On April 19, 2013, the Company entered into an Agreement and Plan of Merger (the “Merger Agreement”) with TransDigm Group Incorporated (“TransDigm”), and Buccaneer Acquisition Sub Inc. (“Purchaser”), an indirect wholly-owned subsidiary of TransDigm. Pursuant to the Merger Agreement, and on the terms and subject to the conditions described in the Merger Agreement, TransDigm agreed to conduct a cash tender offer (the “Offer”) to purchase all of the Company’s issued and outstanding shares of common stock (the “Shares”), at a price of $7.75 per share in cash, without interest (less any applicable withholding taxes).
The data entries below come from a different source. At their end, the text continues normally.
template <class Op>
__device__ __forceinline__ unsigned reduce4_u(unsigned x, Op op)
{
    const auto a = __builtin_amdgcn_permlane16_swap(x, x, false, false);
    const unsigned m = op(a[0], a[1]);
    const auto b = __builtin_amdgcn_permlane32_swap(m, m, false, false);
    return op(b[0], b[1]);
}
__device__ __forceinline__ float reduce4_max(float x)
{
    return __uint_as_float(reduce4_u(__float_as_uint(x), [](unsigned p, unsigned q) {
        return __float_as_uint(__builtin_amdgcn_fmed3f(__uint_as_float(p), __uint_as_float(q), __builtin_inff()));
    }));
}
__device__ __forceinline__ unsigned reduce4_add(unsigned x) { return reduce4_u(x, [](unsigned p, unsigned q) { return p + q; }); }
__device__ __forceinline__ double reduce4_add(double x)
{
    unsigned lo = (unsigned)__double2loint(x), hi = (unsigned)__double2hiint(x);
    const auto a = __builtin_amdgcn_permlane16_swap(lo, lo, false, false);
    const auto b = __builtin_amdgcn_permlane16_swap(hi, hi, false, false);
    const double m = __hiloint2double((int)b[0], (int)a[0]) + __hiloint2double((int)b[1], (int)a[1]);
    lo = (unsigned)__double2loint(m); hi = (unsigned)__double2hiint(m);
    const auto c = __builtin_amdgcn_permlane32_swap(lo, lo, false, false);
    const auto d = __builtin_amdgcn_permlane32_swap(hi, hi, false, false);
    return __hiloint2double((int)d[0], (int)c[0]) + __hiloint2double((int)d[1], (int)c[1]);
}
__device__ __forceinline__ double from_prev16(double x)
{
    const unsigned lo = (unsigned)__double2loint(x), hi = (unsigned)__double2hiint(x);
    const auto a = __builtin_amdgcn_permlane16_swap(lo, lo, false, false);
    const auto b = __builtin_amdgcn_permlane16_swap(hi, hi, false, false);
    return __hiloint2double((int)b[0], (int)a[0]);
}
__device__ __forceinline__ double from_next16(double x)
{
    const unsigned lo = (unsigned)__double2loint(x), hi = (unsigned)__double2hiint(x);
    const auto a = __builtin_amdgcn_permlane16_swap(lo, lo, false, false);
    const auto b = __builtin_amdgcn_permlane16_swap(hi, hi, false, false);
    return __hiloint2double((int)b[1], (int)a[1]);
}
__device__ __forceinline__ double from_prev32(double x)
{
    const unsigned lo = (unsigned)__double2loint(x), hi = (unsigned)__double2hiint(x);
    const auto a = __builtin_amdgcn_permlane32_swap(lo, lo, false, false);
    const auto b = __builtin_amdgcn_permlane32_swap(hi, hi, false, false);
    return __hiloint2double((int)b[0], (int)a[0]);
}
__device__ __forceinline__ double from_next32(double x)
{
    const unsigned lo = (unsigned)__double2loint(x), hi = (unsigned)__double2hiint(x);
    const auto a = __builtin_amdgcn_permlane32_swap(lo, lo, false, false);
    const auto b = __builtin_amdgcn_permlane32_swap(hi, hi, false, false);
    return __hiloint2double((int)b[1], (int)a[1]);
}

__device__ __forceinline__ float from_prev16(float x) { return __uint_as_float(__builtin_amdgcn_permlane16_swap(__float_as_uint(x), __float_as_uint(x), false, false)[0]); }
__device__ __forceinline__ float from_next16(float x) { return __uint_as_float(__builtin_amdgcn_permlane16_swap(__float_as_uint(x), __float_as_uint(x), false, false)[1]); }
__device__ __forceinline__ float from_prev32(float x) { return __uint_as_float(__builtin_amdgcn_permlane32_swap(__float_as_uint(x), __float_as_uint(x), false, false)[0]); }
__device__ __forceinline__ float from_next32(float x) { return __uint_as_float(__builtin_amdgcn_permlane32_swap(__float_as_uint(x), __float_as_uint(x), false, false)[1]); }

__device__ __forceinline__ int pos_of(int h) { return h ^ (h >> 1); }

template <class T>
__device__ __forceinline__ T chain_sum(const T (&term)[16], int h)
{
    T t = 0;
#pragma unroll
    for (int i = 0; i < 16; ++i) t += term[i];
    T u = from_prev16(t);
#pragma unroll
    for (int i = 0; i < 16; ++i) u += term[i];
    t = h == 1 ? u : t;
    u = from_prev32(t);
#pragma unroll
    for (int i = 0; i < 16; ++i) u += term[i];
    t = h == 3 ? u : t;
    u = from_next16(t);
#pragma unroll
    for (int i = 0; i < 16; ++i) u += term[i];
    t = h == 2 ? u : t;
    u = from_prev16(t);
    t = h == 3 ? u : t;
    u = from_next32(t);
    return h < 2 ? u : t;
}

struct TopKeys {
    float k1 = 0.0f, k2 = 0.0f;
    __device__ __forceinline__ void see(unsigned value_bits, unsigned keep_mask, unsigned code)
    {
        const unsigned key = (value_bits & keep_mask) | code;
        k2 = __builtin_amdgcn_fmed3f(k1, k2, __uint_as_float(key));
        const unsigned k1b = __float_as_uint(k1);
        k1 = __uint_as_float(k1b > key ? k1b : key);
    }
};
__device__ __forceinline__ unsigned in_vgpr(unsigned x)
{
    unsigned v;
    asm volatile("v_mov_b32 %0, %1" : "=v"(v) : "s"(x));
    return v;
}
__device__ __forceinline__ unsigned in_sgpr(unsigned x)
{
    unsigned v;
    asm volatile("s_mov_b32 %0, %1" : "=s"(v) : "s"(x));
    return v;
}
constexpr unsigned kKeepRow = 0x7FFFFF80u;
constexpr unsigned kKeepPair = 0x7FFFFE00u;

struct Survivors {
    int q0 = 0, q1 = 0, q2 = 0, q3 = 0, count = 0;
    bool overflow = false;
    __device__ __forceinline__ void push(int code)
    {
        if (count == 0) q0 = code; else if (count == 1) q1 = code; else if (count == 2) q2 = code; else if (count == 3) q3 = code;
        else overflow = true;
        if (count < 4) ++count;
    }
    __device__ __forceinline__ int at(int i) const { return i == 0 ? q0 : (i == 1 ? q1 : (i == 2 ? q2 : q3)); }
};

struct TileChannel {
    int prev_id = 0;
    int next_off = 0;
    int off0 = 0;
    int npairs = 0;
    int fresh = -1;
    unsigned pk0 = 0, pk1 = 0;
    unsigned swept = 0;
    bool has0 = false, live = false;
    double coeff = 0.0;
    int sel_g = 0;
    int step = 0;
    int t = 0;
    __device__ __forceinline__ unsigned packed(int p) const { return ((p < 2 ? pk0 : pk1) >> (16 * (p & 1))) & 0xFFFFu; }
};

__device__ __forceinline__ void load16(double (&x)[16], const double* p)
{
    const double2* q = reinterpret_cast<const double2*>(p);
#pragma unroll
    for (int i = 0; i < 8; ++i) {
        const double2 v = q[i];
        x[2 * i] = v.x;
        x[2 * i + 1] = v.y;
// ... 18 lines not shown

template <class T>
__device__ __forceinline__ void keep_better(T& v, int& i, int& sel, T ov, int oi, int osel)
{
    const T a = abs_of(ov), b = abs_of(v);
    if (oi >= 0 && (a > b || (a == b && i >= 0 && oi < i))) {
        v = ov; i = oi; sel = osel;
    }
}

__device__ __forceinline__ int lane_id_fresh()
{
    int l;
    asm volatile("v_mbcnt_lo_u32_b32 %0, -1, 0\n\tv_mbcnt_hi_u32_b32 %0, -1, %0" : "=v"(l));
    return l;
}
#define FRESH_LANE                                                                    \
    const int lane = lane_id_fresh();                                                 \
    const int slot = lane & 15, h = lane >> 4;                                        \
    const int pix0 = 16 * pos_of(h);                                                  \
    (void)slot; (void)h; (void)pix0;

#ifdef MPC_STAMPS
#define STAMP(i)                                              \
    {                                                         \
        __builtin_amdgcn_sched_barrier(0);                    \
        const unsigned long long now_ = __builtin_amdgcn_s_memtime(); \
        __builtin_amdgcn_sched_barrier(0);                    \
        stamp_acc[i] += now_ - stamp_prev;                    \
        stamp_prev = now_;                                    \
    }
#define COUNT(i, n) stamp_acc[i] += (unsigned long long)(n);
#else
#define STAMP(i)
#define COUNT(i, n)
#endif

}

Following the successful completion of the Offer, and subject to the terms and conditions of the Merger Agreement, Purchaser will be merged with and into the Company, with the Company surviving as an indirect wholly-owned subsidiary of TransDigm.

 

The obligation of TransDigm and Purchaser to consummate the Offer is subject to customary conditions, including but not limited to: (a) at least a majority of the outstanding Shares (determined on a fully-diluted basis) having been validly tendered and not withdrawn prior to the expiration of the Offer; and (b) there having occurred no Change in Recommendation (as defined in the Merger Agreement) by the Company’s Board of Directors. The Merger Agreement permits the Company to solicit alternative acquisition proposals from third parties for 40 days, until May 29, 2013. There is no assurance that this process will result in an alternative transaction.